I am planning to move to Italy by mid 2013. Currently, I am looking into shipping options. I have a rocking chair that I love and want to bring with me. And a bunch of miscellaneous items (bike, kitchen appliances, etc) that I could live without but wouldn't mind bringing with me since I would need to ship the rocking chair anyway (not small).

Any of you have experience shipping large items from the U.S. to Italy? Any thoughts on your experience and recommendations would be greatly appreciated. Knowing what you know now, would you still have chosen to ship? What companies/services did you use? Do you recommend them or not?

Thank you


----------



## Giacomina (May 30, 2012)

freeda007 said:


> Hi all,
> 
> I am planning to move to Italy by mid 2013. Currently, I am looking into shipping options.
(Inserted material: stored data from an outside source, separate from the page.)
#ifndef SAVAD_KSTORE
#define SAVAD_KSTORE 2
#endif
__device__ __forceinline__ void store_k_tri(char* kblk , const Tri (&xp)[8], int ks, int lane) {
    sttri(kblk + ks * TFRAG_BYTES + lane * 16, xp[ks]);
}
__device__ __forceinline__ void store_k_burst(char* kblk, const Tri (&xp)[8], int lane, bool live) {
    if (!live) return;
#pragma unroll
    for (int ks = 0; ks < 8; ++ks) store_k_tri(kblk, xp, ks, lane);
}
template <int S>
struct KStoreMid {
    char* kblk;
    const Tri (&xp)[8];
    int lane;
    bool live;
    template <int KS>
    __device__ __forceinline__ void operator()(std::integral_constant<int, KS>) const {
        if constexpr ((KS & 1) && ((SAVAD_KSTORE == 2 && S == 0) || SAVAD_KSTORE == 3)) {
            __builtin_amdgcn_sched_barrier(SAVAD_PIECE_FENCE);
            if (live) {
                if constexpr (SAVAD_KSTORE == 2) {
                    store_k_tri(kblk, xp, KS - 1, lane);
                    store_k_tri(kblk, xp, KS, lane);
                } else {
                    store_k_tri(kblk, xp, 4 * S + (KS >> 1), lane);
                }
            }
            __builtin_amdgcn_sched_barrier(SAVAD_PIECE_FENCE);
        }
    }
};

__device__ __forceinline__ Tri load_x_tri(const float* p, bool valid) {
    f32x4 a = __builtin_nontemporal_load(reinterpret_cast<const f32x4*>(p)), b = __builtin_nontemporal_load(reinterpret_cast<const f32x4*>(p + 8));
    if (!valid) a = b = f32x4{0.f, 0.f, 0.f, 0.f};
    float t[8];
#pragma unroll
    for (int e = 0; e < 4; ++e) {
        t[e] = a[e];
        t[4 + e] = b[e];
    }
    return split8(t);
}

__device__ __forceinline__ void input_gemm_f32s(f32x16 (&h0)[4], const float* xr, bool valid, const char* win, int KS, int lane, int h) {
    constexpr int KSMAX = 8;
    f32x4 xa[KSMAX], xc[KSMAX];
#pragma unroll
    for (int ks = 0; ks < KSMAX; ++ks) {
        const int kc = ks < KS ? ks : KS - 1;
        const float* px = xr + 32 * (kc >> 1) + 16 * (kc & 1) + 4 * h;
        xa[ks] = __builtin_nontemporal_load(reinterpret_cast<const f32x4*>(px));
        xc[ks] = __builtin_nontemporal_load(reinterpret_cast<const f32x4*>(px + 8));
    }
    auto wtri = [&](int nb, int ks) { return ldtri(win + (size_t)(nb * KS + (ks < KS ? ks : KS - 1)) * TFRAG_BYTES + lane * 16); };
    Tri wn[4] = {wtri(0, 0), wtri(1, 0), wtri(2, 0), wtri(3, 0)};
#pragma unroll
    for (int ks = 0; ks < KSMAX; ++ks)
        if (ks < KS) {
            const Tri w0 = wn[0], w1 = wn[1], w2 = wn[2], w3 = wn[3];
            if (ks + 1 < KSMAX) {
#pragma unroll
                for (int nb = 0; nb < 4; ++nb) wn[nb] = wtri(nb, ks + 1);
            }
            float t[8];
#pragma unroll
            for (int e = 0; e < 4; ++e) {
                t[e] = valid ? xa[ks][e] : 0.0f;
                t[4 + e] = valid ? xc[ks][e] : 0.0f;
            }
            const Tri xf = split8(t);
            mfma6x2<false>(h0[0], h0[1], w0, w1, xf);
            mfma6x2<false>(h0[2], h0[3], w2, w3, xf);
        }
    for (int ks = KSMAX; ks < KS; ++ks) {
        const int f0 = 32 * (ks >> 1) + 16 * (ks & 1) + 4 * h;
        const Tri xf = load_x_tri(xr + f0, valid);
#pragma unroll
        for (int nb = 0; nb < 4; nb += 2)
            mfma6x2<false>(h0[nb], h0[nb + 1], ldtri(win + (size_t)(nb * KS + ks) * TFRAG_BYTES + lane * 16),
                           ldtri(win + (size_t)((nb + 1) * KS + ks) * TFRAG_BYTES + lane * 16), xf);
    }
}

template <bool QKF>
__device__ __forceinline__ void input_qkv_f32s(char* smem, const float* __restrict__ x, long xbs, int B, int T, int F, int nblk,
                                               const char* __restrict__ win_frag, const float* __restrict__ bin, const float* __restrict__ pe,
                                               const char* __restrict__ wqkv_frag, const float* __restrict__ bqkv, float* __restrict__ hbuf,
                                               char* __restrict__ qf, char* __restrict__ kf, char* __restrict__ vtf, float qscale) {
    float* lbq = reinterpret_cast<float*>(smem + NRING3 * SLOT_BYTES);
    const int lane = threadIdx.x & 63, m = lane & 31, h = lane >> 5;
    const int w = __builtin_amdgcn_readfirstlane(threadIdx.x >> 6);
    const int blk = blockIdx.x * 4 + w;
    const Ring3 ring(smem, w, lane);
    auto job = [&](int t) { return ring.job(t, wqkv_frag + (size_t)(2 * t) * BLK3_BYTES, wqkv_frag + (size_t)(2 * t + 1) * BLK3_BYTES); };
    SAVAD_STAMP(57);
    ring.issue_all(job(0));
    ring.issue_all(job(1));
    stage_bias(lbq, bqkv, (QKF ? 2 : 3) * D);
    SAVAD_STAMP(58);
    size_t row;
    int t_frame;
    const bool valid = (blk < nblk) && slot_row(B, T, blk, m, row, t_frame);
    if (!valid) {
        row = 0;
        t_frame = 0;
    }
    f32x16 h0[4];
#pragma unroll
    for (int nb = 0; nb < 4; ++nb) {
        h0[nb] = zero16();
        add_bias(h0[nb], bin + 32 * nb, h);
        add_block(h0[nb], pe + (size_t)t_frame * D + 32 * nb, h);
    }
    input_gemm_f32s(h0, x + x_row_offset(row, T, F, xbs), valid, win_frag, F / 16, lane, h);
    SAVAD_STAMP(59);
    const bool live = blk < nblk;
    if (live) store_hblock32(hbuf + (size_t)blk * (32 * D), h0, lane);
    f32x4 xg[16];
    layernorm_regs(h0, xg);
    Tri xp[8];
    split_row(xg, xp);
    SAVAD_STAMP(60);
    const DmaJob none{nullptr, 0u};
    constexpr int NS = QKF ? 4 : 6;
    char* kblk = kf + (size_t)blk * BLK3_BYTES;
#define SAVAD_IQ_STEP(T_, mid)                                                                                                 \
    ring.acquire<((T_) + 1 < NS) ? 1 : 0>();                                                                                   \
    if (QKF && SAVAD_KSTORE == 1 && (T_) == 0) store_k_burst(kblk, xp, lane, live);                                            \
    qkv_image_slot<T_, QKF, ((T_) + 2 < NS)>(ring.slot(T_), xp, lbq, qf, kf, vtf, blk, ring, (T_) + 2 < NS ? job((T_) + 2) : none, qscale, \
                                             live, mid);
    if constexpr (QKF) {
        if (SAVAD_KSTORE == 0) store_k_burst(kblk, xp, lane, live);
        SAVAD_IQ_STEP(0, (KStoreMid<0>{kblk, xp, lane, live})) SAVAD_IQ_STEP(1, (KStoreMid<1>{kblk, xp, lane, live}))
        SAVAD_STAMP(61);
        SAVAD_IQ_STEP(2, NoMid{}) SAVAD_IQ_STEP(3, NoMid{})
        SAVAD_STAMP(63);
    } else {
        SAVAD_IQ_STEP(0, NoMid{}) SAVAD_IQ_STEP(1, NoMid{})
        SAVAD_STAMP(61);
        SAVAD_IQ_STEP(2, NoMid{}) SAVAD_IQ_STEP(3, NoMid{})
        SAVAD_STAMP(62);
        SAVAD_IQ_STEP(4, NoMid{}) SAVAD_IQ_STEP(5, NoMid{})
        SAVAD_STAMP(63);
    }
#undef SAVAD_IQ_STEP
}
__global__ __launch_bounds__(256, 1) void input_qkv_kernel_f32s(const float* __restrict__ x, long xbs, int B, int T, int F, int nblk,
                                                                const char* __restrict__ win_frag, const float* __restrict__ bin,
                                                                const float* __restrict__ pe, const char* __restrict__ wqkv_frag,
                                                                const float* __restrict__ bqkv, float* __restrict__ hbuf,
                                                                char* __restrict__ qf, char* __restrict__ kf, char* __restrict__ vtf,
                                                                float qscale) {
    extern __shared__ __attribute__((aligned(16))) char smem[];
    input_qkv_f32s<true>(smem, x, xbs, B, T, F, nblk, win_frag, bin, pe, wqkv_frag, bqkv, hbuf, qf, kf, vtf, qscale);
}
__global__ __launch_bounds__(256, 1) void input_qkv_kernel_f32s_plain(const float* __restrict__ x, long xbs, int B, int T, int F, int nblk,
                                                                      const char* __restrict__ win_frag, const float* __restrict__ bin,
                                                                      const float* __restrict__ pe, const char* __restrict__ wqkv_frag,
                                                                      const float* __restrict__ bqkv, float* __restrict__ hbuf,
                                                                      char* __restrict__ qf, char* __restrict__ kf, char* __restrict__ vtf,
                                                                      float qscale) {
    extern __shared__ __attribute__((aligned(16))) char smem[];
    input_qkv_f32s<false>(smem, x, xbs, B, T, F, nblk, win_frag, bin, pe, wqkv_frag, bqkv, hbuf, qf, kf, vtf, qscale);
}
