# HannesStark/3DInfomax

Hardware: AMD Instinct MI355X
Metric: molecules/sec pretraining step (PNA+Net3D, QM9-50k); PNA-agg HBM GB/s vs peak (higher is better)
Workload: dtype f32

## Files before the change

### 3dinfomax_amd/net3d_native.py

```python
import ctypes
import os

import torch

from . import _lib, ops, tape
from .layer_native import _Arena, _al, _tail
from .layers import _composite_ok, _keeps_pre, _set_workspaces

NATIVE_NET3D = True
BF16_STORE = True
BF16_STORE_MIN_EDGES = 1 << 20
FUSED_EDGE = True
_F32 = torch.float32


def _chk(rc, name):
    if rc != 0:
        _lib.check(rc, name)


def _blocks(model):
    b = model.__dict__.get('_i3d_blocks')
    if b is None:
        layers = [(list(l.message_network.fully_connected), l.soft_edge_network, list(l.update_network.fully_connected), l.reduce_mean)
                  for l in model.mp_layers]
        nw = list(model.node_wise_output_network.fully_connected) if model.node_wise_output_layers > 0 else []
        b = model.__dict__['_i3d_blocks'] = (model.edge_input.fully_connected[0], layers, nw, list(model.output.fully_connected))
    return b


def eligible(model, g):
    if not (NATIVE_NET3D and model.training and not model.use_node_features):
        return False
    idx = g.index()
    if g.device.type != 'cuda' or idx.num_edges == 0 or idx.num_graphs == 0:
        return False
    edge_in, layers, nw, out = _blocks(model)
    fcs = [edge_in] + [fc for m, _, u, _ in layers for fc in m + u] + nw + out[:-1]
    for fc in fcs:
        h = fc.hot()
        if not (_composite_ok(h[4]) and h[0].is_cuda and h[0].is_contiguous() and h[1] is not None and fc.bias):
            return False
    last = out[-1].hot()
    if last[4].bn is not None:
        if not (_composite_ok(last[4]) and last[0].is_contiguous()):
            return False
    elif last[4].act is not None or not last[0].is_contiguous() or last[1] is None:
        return False
    return len(layers) >= 1 and all(len(m) >= 1 and len(u) >= 1 for m, _, u, _ in layers)


def fused_edge_ok(model):
    ok = model.__dict__.get('_i3d_fused_edge')
    if ok is None:
        edge_in, layers, nw, out = _blocks(model)
        ok = False
        if len(layers) == 1 and len(layers[0][0]) == 1:
            H = model.node_embedding.shape[0]
            w_in, spec_in = edge_in.hot('silu')[0], edge_in.hot('silu')[4]
            w_m, spec_m = layers[0][0][0].hot()[0], layers[0][0][0].hot()[4]
            n_enc = model.fourier_encodings
            din = 2 * n_enc + 1 if n_enc > 0 else 1
            ok = (tuple(w_in.shape) == (H, din) and tuple(w_m.shape) == (H, 3 * H) and spec_in.act == 'silu'
                  and spec_m.act == 'silu' and spec_m.post_act is None
                  and bool(_lib.load().i3d_net3d_edge_supported(H, n_enc)))
        model.__dict__['_i3d_fused_edge'] = ok
    return ok and FUSED_EDGE
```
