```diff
diff --git a/gnnepcsaft_amd/ops.py b/gnnepcsaft_amd/ops.py
--- a/gnnepcsaft_amd/ops.py
+++ b/gnnepcsaft_amd/ops.py
@@ -503,6 +503,15 @@
                                              dc.max_chunks))
 
 
+def gemm_wgrad_grouped_plan(dC: torch.Tensor, A: torch.Tensor, max_chunks: int) -> Tuple[str, "_lib.WgradGroupedPlanInfo"]:
+    xp, ldx = _mat(dC, "dC")
+    ap, lda = _mat(A, "A")
+    info = _lib.WgradGroupedPlanInfo()
+    check(_lib.load().gnx_gemm_wgrad_grouped_plan(handle(dC.device), ldx, lda, xp, ap, dC.size(0), dC.size(1), A.size(1),
+                                                  int(max_chunks), C.byref(info)))
+    return _lib.WGRAD_KERNEL_NAMES[info.kernel], info
+
+
 def pna_weff(W: torch.Tensor, F: int, D: int, avg_deg_log: float) -> torch.Tensor:
     wp, ldw = _mat(W, "W")
     out = torch.empty(D, F, 4 * F, dtype=torch.float32, device=W.device)
diff --git a/include/gnx.h b/include/gnx.h
--- a/include/gnx.h
+++ b/include/gnx.h
@@ -203,6 +203,21 @@
                                int32_t N, int32_t K, float* dW_cls, int64_t lddw, int64_t dw_cls_stride,
                                const int32_t* row_index, const int32_t* chunk_info, const int32_t* nchunks,
                                int64_t max_chunks);
+enum {
+  GNX_WGRAD_KERNEL_NONE = 0,
+  GNX_WGRAD_KERNEL_F32_VEC = 1,
+  GNX_WGRAD_KERNEL_F32_GENERIC = 2,
+  GNX_WGRAD_KERNEL_SPLIT3 = 3,
+  GNX_WGRAD_KERNEL_SPLIT3P_GROUPED = 4,
+  GNX_WGRAD_KERNEL_COUNT = 5
+};
+typedef struct {
+  int32_t kernel;
+  int32_t ranges, chunks_per_range;
+  uint32_t grid_x, grid_y, grid_z, block;
+} gnx_wgrad_grouped_plan_info;
+int32_t gnx_gemm_wgrad_grouped_plan(gnx_handle* h, int64_t lddc, int64_t lda, const float* dC, const float* A, int64_t M,
+                                    int32_t N, int32_t K, int64_t max_chunks, gnx_wgrad_grouped_plan_info* out);
 int32_t gnx_pna_weff(gnx_handle* h, const float* W, int64_t ldw, int32_t F, int32_t D, float avg_deg_log, float* Weff);
 int32_t gnx_pna_weff_bwd(gnx_handle* h, const float* dWeff, int32_t F, int32_t D, float avg_deg_log, float* dW,
                          int64_t lddw);
```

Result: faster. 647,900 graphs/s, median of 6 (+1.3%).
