extern "C" int dalm_b200_gemm_bf16(int layout, const void* A, long long lda, const void* B, long long ldb, void* out,
                                   long long ldo, int out_f32, int M, int N, int K, float alpha, const float* bias,
                                   int act, const void* resid, long long ldr, int resid_f32, int block_n,
                                   int max_ctas, float drop_p, unsigned long long drop_seed,
                                   unsigned long long drop_stream_id, const void* drop_offset, void* stream) {
  DALM_REQUIRE(layout >= 0 && layout <= 2, "gemm: layout must be 0 (TN), 1 (NN) or 2 (wgrad)");
  DALM_REQUIRE(M > 0 && N > 0 && K > 0, "gemm: empty problem M=%d N=%d K=%d", M, N, K);
  DALM_REQUIRE((N % 8) == 0, "gemm: N=%d must be a multiple of 8", N);
  DALM_REQUIRE((K % 8) == 0 || layout == 2, "gemm: K=%d must be a multiple of 8", K);
  DALM_REQUIRE((M % 8) == 0 || layout != 2, "gemm: M=%d must be a multiple of 8 for the wgrad layout", M);
  DALM_REQUIRE(lda >= (layout == 2 ? M : K) && ldb >= (layout >= 1 ? N : K) && ldo >= N, "gemm: leading dimensions too small");
  DALM_REQUIRE((ldo % (out_f32 ? 4 : 8)) == 0, "gemm: ldo=%lld breaks 16-byte row alignment", ldo);
  DALM_REQUIRE((reinterpret_cast<uintptr_t>(out) & 15) == 0, "gemm: out is not 16-byte aligned");
  if (resid) {
    DALM_REQUIRE((ldr % (resid_f32 ? 4 : 8)) == 0, "gemm: ldr=%lld breaks 16-byte row alignment", ldr);
    DALM_REQUIRE((reinterpret_cast<uintptr_t>(resid) & 15) == 0, "gemm: resid is not 16-byte aligned");
  }
  DALM_REQUIRE(act == 0 || act == 1 || act == 2, "gemm: act must be 0 (none), 1 (gelu) or 2 (gelu backward: multiply by gelu'(resid))");
  DALM_REQUIRE(act != 2 || (resid != nullptr && !resid_f32 && !out_f32 && drop_p == 0.f),
               "gemm: act 2 (gelu backward) needs a bf16 `resid` (the pre-activation), a bf16 output and no dropout");
  int bn = block_n;
  if (bn == 0) bn = pick_block_n(M, N);
  DALM_REQUIRE(bn == 64 || bn == 128 || bn == 256 || bn == 2128 || bn == 2256,
               "gemm: block_n must be 0, 64/128/256 (single CTA) or 2128/2256 (cluster of two CTAs)");
  const bool pair = bn > 1000;
  DALM_REQUIRE(!(pair && layout != 0), "gemm: the cluster kernel only takes the TN layout");
  const int tile_n = pair ? bn % 1000 : bn;
  CUtensorMap ta, tb, to;
  if (layout == 2) { if (int e = get_tmap(A, K, M, lda, 64, &ta)) return e; }
  else             { if (int e = get_tmap(A, M, K, lda, 128, &ta)) return e; }
  if (layout >= 1) { if (int e = get_tmap(B, K, N, ldb, 64, &tb)) return e; }
  else             { if (int e = get_tmap(B, N, K, ldb, pair ? tile_n / 2 : tile_n, &tb)) return e; }
  if (int e = get_tmap(out, M, N, ldo, 128, &to, out_f32)) return e;
  DALM_REQUIRE(drop_p >= 0.f && drop_p < 1.f, "gemm: dropout p must be in [0,1)");
  GemmEpilogue ep = gemm_epilogue(M, N, K, tile_n, out, ldo, out_f32, resid, ldr, resid_f32);
  ep.bias = bias; ep.act = act; ep.alpha = alpha;
  ep.drop = make_drop(drop_p, drop_seed, drop_stream_id, drop_offset);
  cudaStream_t st = (cudaStream_t)stream;
  if (bn == 2256) return launch_gemm_cluster<256>(ta, tb, to, ep, max_ctas, st);
  if (bn == 2128) return launch_gemm_cluster<128>(ta, tb, to, ep, max_ctas, st);
  if (layout == 1) return launch_gemm_bn<1, Epi::Plain>(bn, ta, tb, to, ep, max_ctas, st);
  if (layout == 2) return launch_gemm_bn<2, Epi::Plain>(bn, ta, tb, to, ep, max_ctas, st);
  return launch_gemm_bn<0, Epi::Plain>(bn, ta, tb, to, ep, max_ctas, st);
}

extern "C" int dalm_b200_gemm_bf16_swiglu(const void* A, long long lda, const void* B, long long ldb, void* gu, long long ldgu,
                                          void* act, long long ldact, int M, int N, int K, void* stream) {
  DALM_REQUIRE(M > 0 && K > 0 && N >= 256 && (N % 256) == 0, "gemm_swiglu: N=%d must be a positive multiple of 256 (128-feature gate / up blocks)", N);
  DALM_REQUIRE((K % 8) == 0 && lda >= K && ldb >= K && ldgu >= N && ldact >= N / 2, "gemm_swiglu: bad K / leading dimensions");
  DALM_REQUIRE((ldgu % 8) == 0 && (ldact % 8) == 0 && ((uintptr_t)gu & 15) == 0 && ((uintptr_t)act & 15) == 0, "gemm_swiglu: output alignment");
  CUtensorMap ta, tb, to, to2;
  if (int e = get_tmap(A, M, K, lda, 128, &ta)) return e;
  if (int e = get_tmap(B, N, K, ldb, 256, &tb)) return e;
  if (int e = get_tmap(gu, M, N, ldgu, 128, &to, 0)) return e;
  if (int e = get_tmap(act, M, N / 2, ldact, 128, &to2, 0)) return e;
  const GemmEpilogue ep = gemm_epilogue(M, N, K, 256, gu, ldgu);
  return launch_gemm<256, 0, Epi::SwiGLU>(ta, tb, to, ep, 0, (cudaStream_t)stream, &to2);
}

extern "C" int dalm_b200_gemm_bf16_gelu(const void* A, long long lda, const void* B, long long ldb, void* pre, long long ldpre,
                                        void* act, long long ldact, int M, int N, int K, const float* bias, void* stream) {
  DALM_REQUIRE(M > 0 && N > 0 && K > 0 && (N % 8) == 0 && (K % 8) == 0, "gemm_gelu: bad shape M=%d N=%d K=%d", M, N, K);
  DALM_REQUIRE(lda >= K && ldb >= K && ldpre >= N && ldact >= N, "gemm_gelu: leading dimensions too small");
  DALM_REQUIRE((ldpre % 8) == 0 && (ldact % 8) == 0 && ((uintptr_t)pre & 15) == 0 && ((uintptr_t)act & 15) == 0, "gemm_gelu: output alignment");
  const int bn = pick_block_n(M, N);
  CUtensorMap ta, tb, to, to2;
  if (int e = get_tmap(A, M, K, lda, 128, &ta)) return e;
  if (int e = get_tmap(B, N, K, ldb, bn, &tb)) return e;
  if (int e = get_tmap(pre, M, N, ldpre, 128, &to, 0)) return e;
  if (int e = get_tmap(act, M, N, ldact, 128, &to2, 0)) return e;
  GemmEpilogue ep = gemm_epilogue(M, N, K, bn, pre, ldpre);
  ep.bias = bias;
  return launch_gemm_bn<0, Epi::GeluPair>(bn, ta, tb, to, ep, 0, (cudaStream_t)stream, &to2);
}

extern "C" int dalm_b200_gemm_bf16_rope(const void* A, long long lda, const void* B, long long ldb, void* out, long long ldo, int M,
                                        int N, int K, const float* bias, const float* cos_t, const float* sin_t, int L, int rope_cols,
                                        const float* q_norm, const float* k_norm, int nq_heads, float eps, void* pre_out,
                                        long long ld_pre, float* rstd_out, long long ld_rstd, void* stream) {
  DALM_REQUIRE(M > 0 && N > 0 && K > 0 && (N % 8) == 0 && (K % 8) == 0, "gemm_rope: bad shape M=%d N=%d K=%d", M, N, K);
  DALM_REQUIRE(rope_cols > 0 && rope_cols <= N && (rope_cols % 256) == 0, "gemm_rope: rope_cols=%d must be a multiple of 256 (whole 128-wide heads per tile)", rope_cols);
  DALM_REQUIRE(L > 0 && cos_t != nullptr && sin_t != nullptr && ((uintptr_t)cos_t & 15) == 0 && ((uintptr_t)sin_t & 15) == 0, "gemm_rope: cos / sin tables");
  DALM_REQUIRE(lda >= K && ldb >= K && ldo >= N && (ldo % 8) == 0 && ((uintptr_t)out & 15) == 0, "gemm_rope: leading dimensions / alignment");
  CUtensorMap ta, tb, to;
  if (int e = get_tmap(A, M, K, lda, 128, &ta)) return e;
  if (int e = get_tmap(B, N, K, ldb, 256, &tb)) return e;
  if (int e = get_tmap(out, M, N, ldo, 128, &to, 0)) return e;
  GemmEpilogue ep = gemm_epilogue(M, N, K, 256, out, ldo);
  ep.bias = bias;
  ep.rope_cos = cos_t; ep.rope_sin = sin_t; ep.rope_L = L; ep.rope_cols = rope_cols;
  if (q_norm == nullptr) {
    DALM_REQUIRE(k_norm == nullptr && pre_out == nullptr && rstd_out == nullptr, "gemm_rope: k_norm / pre_out / rstd_out need q_norm");
    return launch_gemm<256, 0, Epi::RoPE>(ta, tb, to, ep, 0, (cudaStream_t)stream, nullptr);
  }
  DALM_REQUIRE(k_norm != nullptr && nq_heads >= 0 && nq_heads <= rope_cols / 128 && eps >= 0.f, "gemm_rope: norm weights / nq_heads=%d", nq_heads);
  DALM_REQUIRE(rstd_out == nullptr || ld_rstd >= rope_cols / 128, "gemm_rope: ld_rstd=%lld < %d heads", ld_rstd, rope_cols / 128);
  CUtensorMap to2 = to;
  if (pre_out != nullptr) {
    DALM_REQUIRE(ld_pre >= rope_cols && (ld_pre % 8) == 0 && ((uintptr_t)pre_out & 15) == 0, "gemm_rope: pre_out leading dimension / alignment");
    if (int e = get_tmap(pre_out, M, rope_cols, ld_pre, 128, &to2, 0)) return e;
  }
  ep.q_norm = q_norm; ep.k_norm = k_norm; ep.nq_heads = nq_heads; ep.norm_eps = eps;
  ep.norm_rstd = rstd_out; ep.ld_rstd = ld_rstd; ep.norm_pre = pre_out != nullptr;
  return launch_gemm<256, 0, Epi::NormRoPE>(ta, tb, to, ep, 0, (cudaStream_t)stream, &to2);
}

I have a rocking chair that I love and want to bring with me. And a bunch of miscellaneous items (bike, kitchen appliances, etc) that I could live without but wouldn't mind bringing with me since I would need to ship the rocking chair anyway (not small).
> 
> ...



I would never ship anything that I cared about overseas again.

Here are my reasons, I dont know if they applymto you, but here goes:

Firstly, finding the right home is not easy, there could be moving house several times until you find what you like. Secondly, unless you spend a lot, you are going to have damages and thefts when you move your belongings. Even if you insure things heavily, what could possibly replace family items or the things that were gifts from your loved ones? I have moved a few times within Italy and its as if they either dont know how to handle your stuff or they charge you an absolute fortune. Third, everything is compact here. Most furnished rentals are absolutely stuffed with the propriators personal belongings including such things as clothes and shoes, taking up wardrobe space and shelf spce with useless items and nic nacs that they dont want to sell, but they dont have any place to store it because storage is extremely expensive in Italy. For example a garage will rent out for 500 euro in some areas.

If I were to do this again I would bring a toothbrush and my pajamas in my purse, that's it. Next day I'd go straight to the nearest clothes shop and buy clothes, shoes, jacket in the exact style every one else in italy is wearing. Then I would go to a hair salon and have my hair dyed whatever colour seems the most popular, usually that would be plain black. By doing these things you will avoid those scowling faces they put on for the stranieries and make your life a little bit nicer.


----------



## freeda007 (Jan 12, 2013)

Thanks Giacomina for your insight and recommendation. I really appreciate it. 

I am actually building a house in Northern Italy, so I am planning to move only once (hopefully at least!)

Sorry to hear about your moving experiences...I hope all is well now!
Thanks again!


----------



## Giacomina (May 30, 2012)

Good luck Freeda.

I truly hope everything goes extremely well for you!


----------